> _RECORDS FOR PROCESSING_
----
struct Layout {
  int split, XR, KRAW, KE, KX, KPH, FP, NOP;
  int n_ops;
  int opN[kMaxOps], opK[kMaxOps];
  int op_off[kMaxOps];
  int w_elems;
  int bias_off[kMaxOps];
  int bias_floats;
  int wout_f32_off;
  int basis_f32_off;
  int bytes;
};
// ... 673 lines not shown
          for (int i = 0; i < 8; ++i) q[i] = fmaf(q[i], u[i], 9.974489612e-01f);
#pragma unroll
          for (int i = 0; i < 8; ++i) a[i] = fmaf(q[i], u[i], fmaxf(a[i], 0.0f));
        } else {
#pragma unroll
          for (int i = 0; i < 8; ++i) u[i] = lg2_approx(1.0f + u[i]);
#pragma unroll
          for (int i = 0; i < 8; ++i) a[i] = fmaf(0.6931471805599453f, u[i], fmaxf(a[i], 0.0f));
        }
      } else {
#pragma unroll
        for (int i = 0; i < 8; ++i) a[i] = fmaxf(a[i], 0.01f * a[i]);
      }
#pragma unroll
      for (int i = 0; i < 8; ++i) {
        const float4 w = *reinterpret_cast<const float4*>(wout + (32 * c + 8 * g + i) * 4);
        o[0] = fmaf(a[i], w.x, o[0]);
        if constexpr (OUT > 1) o[1] = fmaf(a[i], w.y, o[1]);
        if constexpr (OUT > 2) o[2] = fmaf(a[i], w.z, o[2]);
        if constexpr (OUT > 3) o[3] = fmaf(a[i], w.w, o[3]);
      }
      if constexpr (SAVE) {
#pragma unroll
        for (int i = 0; i < 4; ++i) pk[4 * g + i] = Elem<FMT>::pack(a[2 * i], a[2 * i + 1]);
      }
    }
    if constexpr (SAVE) {
      save_cols<16>(save_row, 32 * c, pk);
      mask_ptr[(int64_t)c * mask_stride] = sign_mask32(pk);
    }
    if (c + 1 < NC) tc_wait_ld();
  }
  if constexpr (SAVE) save_row[tile_elem(H)] = one16<FMT>();
}

template <int ACT, int FMT, int H>
__device__ __forceinline__ void convert_row_savef32(uint32_t dD, uint32_t aU, float* __restrict__ acts, int64_t stride) {
  constexpr int NC = H / 32;
  uint32_t buf[2][32];
  TmemIO<32>::ld(dD, buf[0]);
  tc_wait_ld();
#pragma unroll
  for (int c = 0; c < NC; ++c) {
    if (c + 1 < NC) TmemIO<32>::ld(dD + 32 * (c + 1), buf[(c + 1) & 1]);
    uint32_t pk[16];
    convert32<ACT, FMT>(buf[c & 1], pk);
    TmemIO<16>::st(aU + 16 * c, pk);
    if (acts != nullptr) {
#pragma unroll
      for (int i = 0; i < 16; ++i) {
        acts[(int64_t)(32 * c + 2 * i) * stride] = Elem<FMT>::back((uint16_t)(pk[i] & 0xffffu));
        acts[(int64_t)(32 * c + 2 * i + 1) * stride] = Elem<FMT>::back((uint16_t)(pk[i] >> 16));
      }
    }
    if (c + 1 < NC) tc_wait_ld();
  }
}
template <int ACT, int FMT, int H, int OUT>
__device__ __forceinline__ void convert_row_out_savef32(uint32_t dD, const float* __restrict__ wout, float* __restrict__ o,
                                                        float* __restrict__ acts, int64_t stride) {
  constexpr int NC = H / 32;
  uint32_t buf[2][32];
  TmemIO<32>::ld(dD, buf[0]);
  tc_wait_ld();
#pragma unroll
  for (int c = 0; c < NC; ++c) {
// ... 158 lines not shown
  __syncwarp();
}
template <class NET, int FMT, int PART = 0, bool BMMA = false, int ZLO = 0>
__device__ __forceinline__ void issue_stage_dyn(int st, uint32_t b_addr, uint32_t dD, uint32_t aU, uint32_t aE,
                                                uint64_t* done_bar) {
#define NRT_STAGE_CASE(S) case S: if constexpr (S < NET::STAGES && (PART == 0 || S >= 2)) issue_stage<NET, FMT, S, PART, BMMA, ZLO>(b_addr, dD, aU, aE, done_bar); break;
  switch (st) {
    NRT_STAGE_CASE(0) NRT_STAGE_CASE(1) NRT_STAGE_CASE(2) NRT_STAGE_CASE(3) NRT_STAGE_CASE(4) NRT_STAGE_CASE(5)
    NRT_STAGE_CASE(6) NRT_STAGE_CASE(7) NRT_STAGE_CASE(8) NRT_STAGE_CASE(9) NRT_STAGE_CASE(10) NRT_STAGE_CASE(11)
    NRT_STAGE_CASE(12) NRT_STAGE_CASE(13) NRT_STAGE_CASE(14) NRT_STAGE_CASE(15) NRT_STAGE_CASE(16) NRT_STAGE_CASE(17)
    NRT_STAGE_CASE(18) NRT_STAGE_CASE(19) NRT_STAGE_CASE(20) NRT_STAGE_CASE(21) NRT_STAGE_CASE(22)
    default: break;
  }
#undef NRT_STAGE_CASE
}
__device__ __forceinline__ void stream_op(uint8_t* dst, const uint8_t* src, uint32_t bytes, uint64_t* bar) {
  mbar_expect_tx(bar, bytes);
  for (uint32_t off = 0; off < bytes; off += 32768u) bulk_g2s(dst + off, src + off, min(32768u, bytes - off), bar);
}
----
> _EXERCISE DIRECTIONS_
Return a copy of each line of the material that holds the word "lines".

> _ANSWER AREA_
// ... 673 lines not shown
// ... 158 lines not shown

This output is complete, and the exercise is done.